Quando vemos uma cena onde flerta com o segurança de o shopping, não vemos todo esse relacionamento em sua plenitude; ele terá a metade supostamente mais interessante para outros filmes contado na cama do ex-namorado, onde entre cigarros e desvios do assunto original tal momento especial dentro do seu cotidiano ganha contornos de mais uma experiência que afeta seu corpo presente na câmera. 

Corpo esse que é desnudado logo na segunda cena, fisicamente. Que é desnudado enquanto personagem e pessoa em breves esboços de conflito que a trama pinga aqui e ali de maneira algo artificial e didática, pois destoam das conversas naturalistas mas não apresentam maiores consequências. 

Com Hilton Lacerda como roteirista, o drama de observação aborda o mundo operário e LGBTQ de maneira não excludente. Aos poucos descobrimos as origens de Marcelo, seus interesses e suas falhas não apenas através de seus relatos e de suas respostas mas de suas ações. Quando leva sem pedir tecidos que foram jogados fora no depósito de sua confecção para drag queens de periferia (interpretadas por Márcia Pantera e MC Linn da Quebrada), conhecemos não apenas seu círculo social, mas sua generosidade, sua disposição de colocar a necessidade dos outros antes da sua. 
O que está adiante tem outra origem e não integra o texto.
# kkromberg/SpeechRecognition

Measured on AMD Instinct MI355X. Metric: frames/sec scored+decoded, higher is better.
Workload: dtype f64

## Files before the change

### include/srgpu.h

```cpp
#ifndef SRGPU_H
#define SRGPU_H

#include <stddef.h>
#include <stdint.h>

#ifdef __cplusplus
extern "C" {
#endif

#if defined(__GNUC__)
#define SR_API __attribute__((visibility("default")))
#else
#define SR_API
#endif

#define SR_ABI_VERSION 4
SR_API int sr_abi_version(void);

#define SR_OK 0
#define SR_EINVAL (-1)
#define SR_EHIP (-2)
#define SR_ENODEV (-3)
#define SR_ELIMIT (-4)
#define SR_ENOMEM (-5)
// ... 263 lines not shown
                                 sr_bigram_stream** out);
SR_API int sr_bigram_stream_begin(sr_bigram_stream* s, uint32_t* id);
SR_API int sr_bigram_stream_push(sr_bigram_stream* s, uint32_t n, const uint32_t* ids, const float* feats, const uint64_t* frame_off);
SR_API int sr_bigram_stream_partial(sr_bigram_stream* s, uint32_t id, uint32_t* out_word, float* out_score, uint32_t* out_time,
                                    uint32_t cap, uint32_t* count, uint64_t* frames);
SR_API int sr_bigram_stream_end(sr_bigram_stream* s, uint32_t id, uint32_t* out_word, float* out_score, uint32_t* out_time,
                                uint32_t cap, uint32_t* count);
SR_API int sr_bigram_stream_destroy(sr_bigram_stream* s);

SR_API int sr_probe_fp16_denormals(int device, int* preserved);
SR_API int sr_probe_fp16_accumulation(int device, int* within_model, double* worst_ratio);

SR_API int sr_prefilter_masks(sr_model* m, const float* feats, uint64_t n_frames, int route, uint32_t* n_groups, uint32_t* masks,
                              uint64_t cap_words);
SR_API int sr_prefilter_range_frames(uint32_t* frames);

typedef struct {
  double gmm_ms;
  uint64_t gmm_launches;
  double gmm_flops;
  double search_ms;
  uint64_t search_launches;
  double search_bytes;
  uint64_t frames;
  uint64_t refined_pairs;
  uint64_t refined_densities;
  double prefilter_ms;
  double refine_ms;
} sr_profile;
SR_API int sr_profile_enable(sr_model* m, int on);
// ... 8 lines not shown
```

### speechrecognition_amd/build.py

```python
from __future__ import annotations

import hashlib
import os
import subprocess
import sys

HERE = os.path.dirname(os.path.abspath(__file__))
CSRC = os.path.join(HERE, "csrc")
LIB = os.path.join(HERE, "libsrgpu.so")
SOURCES = ["srgpu_api.cpp", "mixset.cpp", "feeder.cpp", "gmm_mfma.hip", "gmm_exact.hip", "gmm_prefilter.hip", "viterbi_decode.hip",
           "viterbi_fast.hip", "viterbi_words.hip", "viterbi_align.hip", "viterbi_fb.hip", "viterbi_netfb.hip", "viterbi_mmi.hip", "viterbi_smbr.hip", "viterbi_lattice.hip", "viterbi_bigram.hip", "viterbi_bigram_fb.hip", "viterbi_bigram_mmi.hip", "viterbi_bigram_smbr.hip", "viterbi_bigram_lattice.hip", "posterior_items.hip",
           "em_accumulate.hip", "em_finalize.hip", "fmllr_stats.hip", "fmllr.cpp", "mllr_stats.hip", "mllt_stats.hip", "lda_stats.hip", "model_structure.hip"]
HEADERS = ["mllr.cpp", "mllt.cpp", "lda.cpp", "kernels.h", "host_util.h", "handles.h", "traceback.h", "dpp_util.h", "netfb_device.h", "smbr_device.h", "sym_contract.h", "structure_plan.h", "fb_plan.h", os.path.join("..", "..", "include", "srgpu.h")]
FLAGS = ["-O3", "-std=c++17", "--offload-arch=gfx950", "-fPIC", "-fvisibility=hidden", "-Wall", "-Wno-unused-function"]
PER_FILE = {"gmm_exact.hip": ["-ffp-contract=off"], "gmm_prefilter.hip": ["-ffp-contract=off"], "em_accumulate.hip": ["-ffp-contract=off"],
            "em_finalize.hip": ["-ffp-contract=off"],
            "viterbi_bigram_lattice.hip": ["-ffp-contract=off"],
            "fmllr_stats.hip": ["-ffp-contract=off"],
            "mllr_stats.hip": ["-ffp-contract=off"],
            "mllt_stats.hip": ["-ffp-contract=off"],
            "lda_stats.hip": ["-ffp-contract=off"],
            "model_structure.hip": ["-ffp-contract=off"]}
MAX_PARALLEL = 8


def _read(path):
    with open(path, "rb") as f:
# ... 115 lines not shown
```

### speechrecognition_amd/capi.py

```python
from __future__ import annotations

import ctypes as C
import os

import numpy as np

HERE = os.path.dirname(os.path.abspath(__file__))
LIB_PATH = os.environ.get("SRGPU_LIB") or os.path.join(HERE, "libsrgpu.so")

GMM_MFMA, GMM_EXACT, GMM_PREFILTER, GMM_DEFAULT = 0, 1, 2, 3
POOL_GLOBAL, POOL_MIXTURE, POOL_NONE = 0, 1, 2
SEARCH_GENERAL_KERNEL = 1
SEARCH_SLOT_KERNEL = 2
BIGRAM_DENSE_STATES = 1
BIGRAM_GLOBAL_STATES = 2
SR_ECORRUPT = -7
LDA_SKIP = 0xFFFFFFFF
SR_ABI_VERSION = 4

SYMBOLS = [
    "sr_abi_version", "sr_model_trim",
    "sr_last_error", "sr_device_count", "sr_model_create", "sr_model_load_mixset", "sr_model_destroy", "sr_model_info",
    "sr_corpus_upload", "sr_corpus_upload_async", "sr_corpus_wait", "sr_corpus_destroy", "sr_shard_utterances", "sr_recognize_batch_multi", "sr_score_corpus", "sr_score_frames", "sr_lexicon_create",
    "sr_lexicon_destroy", "sr_lexicon_describe", "sr_recognize_corpus", "sr_traceback_corpus", "sr_traceback_words", "sr_recognize_batch", "sr_align_corpus", "sr_align_corpus_pruned", "sr_path_scores_corpus", "sr_model_create_from_statistics", "sr_model_create_from_accumulated", "sr_mixset_write", "sr_model_set_tying", "sr_model_tying_info", "sr_model_topology", "sr_accumulate_corpus",
# ... 3 lines not shown
    "sr_smbr_max_positions", "sr_net_accuracies_corpus", "sr_smbr_statistics_corpus",
    "sr_word_lattice_corpus", "sr_lattice_nbest",
    "sr_fmllr_statistics_corpus", "sr_fmllr_statistics_bw_corpus", "sr_fmllr_estimate", "sr_corpus_transform",
    "sr_mllr_statistics_corpus", "sr_mllr_statistics_bw_corpus", "sr_mllr_estimate", "sr_model_transform_means",
    "sr_mllt_statistics_corpus", "sr_mllt_statistics_bw_corpus", "sr_mllt_estimate",
    "sr_lda_statistics_corpus", "sr_lda_estimate", "sr_corpus_splice_transform",
    "sr_bigram_create", "sr_bigram_destroy", "sr_bigram_describe", "sr_recognize_bigram_corpus",
    "sr_bigram_word_posteriors_corpus", "sr_recognize_bigram_confidence_corpus",
    "sr_bigram_occupancies_corpus", "sr_bigram_mmi_statistics_corpus",
    "sr_bigram_accuracies_corpus", "sr_bigram_smbr_statistics_corpus",
    "sr_bigram_word_lattice_corpus", "sr_bigram_lattice_nbest",
    "sr_stream_open", "sr_stream_begin", "sr_stream_push", "sr_stream_partial", "sr_stream_end", "sr_stream_destroy",
    "sr_bigram_stream_open", "sr_bigram_stream_begin", "sr_bigram_stream_push", "sr_bigram_stream_partial", "sr_bigram_stream_end",
    "sr_bigram_stream_destroy",
    "sr_probe_fp16_denormals", "sr_probe_fp16_accumulation", "sr_prefilter_masks", "sr_prefilter_range_frames",
    "sr_profile_enable", "sr_profile_reset", "sr_profile_read",
]
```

Da mesma forma, quando é reticente em uma reunião com o chefe, não sabendo planejar seu futuro, ou quando é deliberada e assumidamente responsável contemplamos sua falta de ambição, sua falta de vontade em transcender as próprias barreiras; o mundo onde vive têm pessoas leais, que o tratam bem e lhe tem amizade. Entre suas muitas saídas para beber, seja com todos os colegas, com o imigrante de Guiné-Bissau Fernando, coleciona revelações para si; após sair com as drags, explora sua sexualidade de maneira não vista antes nem depois; quando sai com os colegas, tanto reafirmações quanto desavenças vêm à tona; junto com o colega imigrante, descobre que não o atrai sexualmente mas que tem sua amizade.
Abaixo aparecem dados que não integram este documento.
constexpr int kQueueSlot = 64;
enum { kTfOk = 0, kTfStride = 1, kTfTabs = 2, kTfTfirst = 3, kTfInvDt = 4 };
constexpr int kStatChunk = 16384;
__host__ __device__ inline int stat_chunk_shift(int H, int W)
{
    const int raw = (H * W + kStatChunk - 1) >> 14;
    return (raw > 8 && raw <= 16) ? 15 : 14;
}
__host__ __device__ inline int stat_chunk_px(int H, int W) { return 1 << stat_chunk_shift(H, W); }
__host__ __device__ inline int n_stat_chunks(int H, int W)
{
    const int sh = stat_chunk_shift(H, W);
    return (H * W + (1 << sh) - 1) >> sh;
}
static_assert(kStatChunk == 1 << 14, "stat_chunk_shift() spells kStatChunk as a shift");


struct MarchEpilogueArgs {
    float *min_dist;
    int32_t *argmin;
    float bonus, bx_lo, bx_hi, by_lo, by_hi;
    const float *normals;
    const float *albedo;
    const float *ambient;
    float *shadow_w, *full, *final_shading, *rendered;
    float intensity;
    NormalsArgs nrm;
    float *normals_out;
};

struct ShadowQuadArgs {
    const float *depth;
    const float4 *quad;
    const int *bbox;
    const int *diag;
    const float4 *zb;
    const int *zrange;
    const int *mones;
    int *tflag;
    const uint8_t *mask;
    const uint32_t *reserved0;
    const float *light_pt;
    const double *t_table;
    unsigned long long *counters;
    int32_t mask_batch, B, L, H, W, N;
    int32_t tiles_x, tiles_y;
    int32_t bl_offset;
    int32_t hz_off;
    MarchEpilogueArgs epi;
};

typedef const __attribute__((address_space(4))) ShadowQuadArgs *ArgPtr;
typedef const __attribute__((address_space(4))) MarchEpilogueArgs *EpiPtr;
__device__ __forceinline__ ArgPtr kernel_args()
{
    return (ArgPtr)__builtin_amdgcn_kernarg_segment_ptr();
}
template <class T>
__device__ __forceinline__ T launder(T p)
{
    asm volatile("" : "+s"(p));
    return p;
}

constexpr double kRintMagic = 6755399441055744.0;
typedef float f32x4 __attribute__((ext_vector_type(4)));

__device__ inline int lo32(double v)
{
    return (int)(unsigned)(__builtin_bit_cast(unsigned long long, v) & 0xffffffffull);
}

enum { kCntTiles, kCntGroupsNominal, kCntGroupsVisited, kCntBoundTests, kCntBodies, kCntLaneSamples, kCntEarlyExit,
       kCntTieRemarch, kCntSamplesInRange, kCntBoundsGivenUp, kCntVisitsAfterLastBody, kCntVisitsBeforeFirstBody,
       kCntTrailEnter, kCntTrailSkips, kCntTrailLeave, kCntRoughSamples, kCntWaveSamples, kCntWaveSamplesTaken, kCntLaneTakes,
       kCntAuditBoundChecks, kCntAuditBoundViol, kCntAuditTermChecks, kCntAuditTermViol, kCntAuditMaskedChecks, kCntAuditMaskedViol,
       kCntAuditSafeViol, kCntAuditMaxUse, kCntUsed };
static_assert(kCntUsed <= GCFR_N_COUNTERS, "gcfr_options.counters holds GCFR_N_COUNTERS tallies");
#if defined(GCFR_AUDIT) && !defined(GCFR_COUNTERS)
#error "-DGCFR_AUDIT needs -DGCFR_COUNTERS"
#endif
#ifdef GCFR_COUNTERS
#define GCFR_COUNT(i, n) (cnt[i] += (unsigned)(n))
#else
#define GCFR_COUNT(i, n) ((void)0)
#endif

struct ImageStats {
    int r_min, c_min, r_max, c_max;
    int s_min, s_max, d_min, d_max;
    int gz_lo_s, gz_nhi_s;
    int mask_all_ones;
};
__device__ inline ImageStats reduce_image_stats(ArgPtr a, int b, int lane, bool want_z)
{
    const int n = n_stat_chunks(a->H, a->W);
    if (n <= 8) {
        typedef const __attribute__((address_space(4))) int *ConstI32Ptr;
        const ConstI32Ptr sb = (ConstI32Ptr)(unsigned long long)a->bbox + 4 * (size_t)(a->mask_batch == 1 ? 0 : b) * n;
        const ConstI32Ptr sz = (ConstI32Ptr)(unsigned long long)a->zrange + 2 * (size_t)b * n;
        const ConstI32Ptr so = (ConstI32Ptr)(unsigned long long)a->mones + (size_t)(a->mask_batch == 1 ? 0 : b) * n;
        const ConstI32Ptr sd = (ConstI32Ptr)(unsigned long long)a->diag + 4 * (size_t)(a->mask_batch == 1 ? 0 : b) * n;
        int d0 = kBBoxInit, d1 = kBBoxInit, d2 = kBBoxInit, d3 = kBBoxInit;
        int m0 = kBBoxInit, m1 = kBBoxInit, m2 = kBBoxInit, m3 = kBBoxInit, z0 = 0x7fffffff, z1 = 0x7fffffff, ones = 1;
#pragma unroll
        for (int j = 0; j < 8; ++j) {
            if (j < n) {
                m0 = min(m0, sb[4 * j + 0]);
                m1 = min(m1, sb[4 * j + 1]);
                m2 = min(m2, sb[4 * j + 2]);
                m3 = min(m3, sb[4 * j + 3]);
                ones = min(ones, so[j]);
                d0 = min(d0, sd[4 * j + 0]);
                d1 = min(d1, sd[4 * j + 1]);
                d2 = min(d2, sd[4 * j + 2]);
                d3 = min(d3, sd[4 * j + 3]);
                if (want_z) {
                    z0 = min(z0, sz[2 * j + 0]);
                    z1 = min(z1, sz[2 * j + 1]);
                }
            }
        }
        ImageStats st;
        st.r_min = m0;
        st.c_min = m1;
        st.r_max = -m2;
        st.c_max = -m3;
        st.gz_lo_s = z0;
        st.gz_nhi_s = z1;
        st.mask_all_ones = ones;
        st.s_min = d0;
        st.s_max = -d1;
        st.d_min = d2;
        st.d_max = -d3;
        return st;
    }
    const int4 *pb = (const int4 *)a->bbox + (size_t)(a->mask_batch == 1 ? 0 : b) * n;
    const int2 *pz = (const int2 *)a->zrange + (size_t)b * n;
    const int *po = a->mones + (size_t)(a->mask_batch == 1 ? 0 : b) * n;
    const int4 *pd = (const int4 *)a->diag + (size_t)(a->mask_batch == 1 ? 0 : b) * n;
    int4 m = make_int4(kBBoxInit, kBBoxInit, kBBoxInit, kBBoxInit), dg = m;
    int2 mz = make_int2(0x7fffffff, 0x7fffffff);
    int ones = 1;
    for (int j = lane; j < n; j += 64) {
        ones = min(ones, po[j]);
        const int4 v = pb[j];
        m.x = min(m.x, v.x);
        m.y = min(m.y, v.y);
        m.z = min(m.z, v.z);
        m.w = min(m.w, v.w);
        const int4 w = pd[j];
        dg.x = min(dg.x, w.x);
        dg.y = min(dg.y, w.y);
        dg.z = min(dg.z, w.z);
        dg.w = min(dg.w, w.w);
        if (want_z) {
            const int2 vz = pz[j];
            mz.x = min(mz.x, vz.x);
            mz.y = min(mz.y, vz.y);
        }
    }
    ImageStats st;
    st.r_min = wave_min_i32(m.x);
    st.c_min = wave_min_i32(m.y);
    st.r_max = -wave_min_i32(m.z);
    st.c_max = -wave_min_i32(m.w);
    st.gz_lo_s = want_z ? wave_min_i32(mz.x) : 0x7fffffff;
    st.gz_nhi_s = want_z ? wave_min_i32(mz.y) : 0x7fffffff;
    st.mask_all_ones = wave_min_i32(ones);
    st.s_min = wave_min_i32(dg.x);
    st.s_max = -wave_min_i32(dg.y);
    st.d_min = wave_min_i32(dg.z);
    st.d_max = -wave_min_i32(dg.w);
    return st;
}

__device__ inline int fresh_lane_id()
{
    int l;
    asm volatile("v_mbcnt_lo_u32_b32 %0, -1, 0\n\tv_mbcnt_hi_u32_b32 %0, -1, %0" : "=v"(l));
    return l;
}
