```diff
     for (const Group &g : groups) {
       if (g.count == 0 || g.rows == 0) continue;
+      uint32_t *ms;
+      int32_t *vs;
+      if (segmented) {
+        int rc;
+        if (g.key_bits > 8)
+          rc = radix_sort_pairs_segmented<9>(mask + g.row0, val + g.row0, mask2 + g.row0, val2 + g.row0, g.segs,
+                                             g.key_bits, sc.seg_hist, sc.totals_wide, stream, &ms, &vs);
+        else
+          rc = radix_sort_pairs_segmented<8>(mask + g.row0, val + g.row0, mask2 + g.row0, val2 + g.row0, g.segs,
+                                             g.key_bits, sc.seg_hist, sc.totals_narrow, stream, &ms, &vs);
+        if (rc != SG_OK) return rc;
+        for (int i = g.first; i < g.first + g.count; ++i) {
+          Q.s[i].key_sorted = ms - g.row0;
+          Q.s[i].val_sorted = vs - g.row0;
+        }
+        continue;
+      }
       int nbits = g.key_bits;
       for (int n = g.count - 1; n > 0; n >>= 1) ++nbits;
-      uint32_t *ms;
-      int32_t *vs;
-      int rc = radix_sort_pairs(mask + g.row0, val + g.row0, static_cast<int64_t>(g.rows), nbits, rs_ws, rs_bytes,
+      int rc = radix_sort_pairs(mask + g.row0, val + g.row0, static_cast<int64_t>(g.rows), nbits, sc.rs_ws, sc.rs_bytes,
                                 stream, &ms, &vs);
       if (rc != SG_OK) return rc;
       if (ms != mask + g.row0) {
@@ -640,7 +690,7 @@
         Q.s[i].val_sorted = val;
       }
     }
-    plan_tiles_all_kernel<<<gbig, 256, 0, stream>>>(Q, bitpos, tmask);
+    plan_tiles_all_kernel<<<gbig, 256, 0, stream>>>(Q, freq, tmask);
   }
   if (P.total_sbs > 0) {
     int max_sb = 64;
@@ -651,7 +701,7 @@
       hipFuncSetAttribute(reinterpret_cast<const void *>(plan_sort_sb_kernel), hipFuncAttributeMaxDynamicSharedMemorySize,
                           kSbRowsMax * 8);
     });
-    plan_sort_sb_kernel<<<P.total_sbs, 1024, static_cast<size_t>(max_sb) * 8, stream>>>(Q, mask, bitpos, val, tmask);
+    plan_sort_sb_kernel<<<P.total_sbs, 1024, static_cast<size_t>(max_sb) * 8, stream>>>(Q, mask, freq, val, tmask);
   }
   if (mode == 0) plan_tile_order_all_kernel<<<P.n, 1024, 0, stream>>>(Q, tmask, torder);
   else plan_tile_order_xcd_kernel<<<dim3(P.n, 8), 1024, 0, stream>>>(Q, tmask, mode, torder);
@@ -891,26 +941,17 @@
   }
   if (P.n == 0) return check_launch("sg_spconv_pyramid_build");
   finalize_segs(P);
-  int32_t *freq;
+  PlanScratch sc;
+  if (!plan_carve(ws2, ws2_bytes, static_cast<size_t>(P.total_rows), static_cast<size_t>(P.total_tiles), &sc)) {
+    set_error("sg_spconv_pyramid_build: build workspace too small");
+    return SG_ERR_WORKSPACE;
+  }
   {
-    Workspace wsp(ws2, ws2_bytes);
-    const size_t R = static_cast<size_t>(P.total_rows);
-    wsp.take<uint32_t>(R);
-    wsp.take<int32_t>(R);
-    wsp.take<uint32_t>(P.total_tiles);
-    wsp.take<int32_t>(P.total_tiles);
-    freq = wsp.take<int32_t>(kPyrMaxSegs * 32);
-    if (!freq) {
-      set_error("sg_spconv_pyramid_build: build workspace too small");
-      return SG_ERR_WORKSPACE;
-    }
-  }
-  {
-    static_assert(kPyrMaxLevels + 1 <= kFillMax, "one fill region per level + the histogram");
+    static_assert(kPyrMaxLevels + 1 <= kFillMax, "one fill region per level + the counts");
     FillList f;
     for (int l = 0; l + 1 < L; ++l)
       if (levels[l + 1].rows > 0) f.add(levels[l].child, static_cast<size_t>(levels[l + 1].rows) * 8 * 4, 0xff);
-    f.add(freq, kPyrMaxSegs * 32 * 4, 0);
+    f.add(sc.clear, kPlanClearWords * 4, 0);
     fill_many(f, stream);
   }
   const int g_all = grid_for(static_cast<int64_t>(L) * M0, 256, 4096);
@@ -920,7 +961,7 @@
         indices, M0, L, w.vals, w.rowtab, w.cap, w.slot, w.pos, o);
   }
   pyr_subm_kernel<<<grid_for(o.pre27[L], 256, 8192), 256, 0, stream>>>(L, w.keys, w.rowtab, w.cap, o);
-  return build_plans(P, ws2, ws2_bytes, false, stream, "sg_spconv_pyramid_build");
+  return build_plans(P, ws2, ws2_bytes, true, stream, "sg_spconv_pyramid_build");
 }
 
 size_t sg_spconv_plan_workspace_bytes(int M) {
@@ -936,7 +977,7 @@
   P.n = 1;
   P.s[0] = PlanSeg{nbr, order, tile_mask, nbr_tiles, M, K, 0, 0, 0, 0, 0, 0, nullptr, nullptr};
   finalize_segs(P);
-  return build_plans(P, ws, ws_bytes, true, as_stream(stream_), "sg_spconv_plan");
-}
-
-}
+  return build_plans(P, ws, ws_bytes, false, as_stream(stream_), "sg_spconv_plan");
+}
+
+}
```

Com o título extraído do poema de Walt Whitman “Eu Canto o Corpo Elétrico”, exaltação do poeta americano aos trabalhadores do mar e sua glória física em trabalhar no campo, o filme de Caetano muito recorda em um estado ainda amadurecendo trabalhos de chineses mestres da observação como Wang Bing, Jia Zhang Ke e Tsai Ming-Liang, que cultivam um interesse quase documental em estudar seu personagem, observando-os antes de desenvolverem e sendo alguns dos principais responsáveis por divulgar ao mundo apenas por seus longos silêncios e câmeras incisivas a transformação da sociedade e dos indivíduos da China nas últimas décadas. 

Amadurecendo porque mesmo terminando de forma abrupta, o longa já esticava-se em seu ponto (“dessacralizar o sexo”, como define o diretor em matéria para o UOL, tornando-o normal e parte da vida) de maneira redundante, esboçando mas não resolvendo conflitos, sendo que a emoção de seu filme vem toda da observação, da mágica dos pequenos momentos, de nunca atravessar um cena sem levar algo da mesma. Quando quer sugerir a constatação de algo, provando um ponto, o filme cai; quando apenas observa em sua economia formal, sabe trabalhar a naturalidade para despertar o interesse de olhos e ouvidos muito bem, nos fazendo caminhar lado a lado de um Brasil ignorado. Ainda fica aquém do que poderia ter sido, mas cultiva elementos de um projeto de uma filmografia autoral que começa de maneira mais discreta e mais bombástico que muito de seus colegas, sendo portanto uma obra de interesse para se pensar os rumos que nosso cinema esboça para o futuro.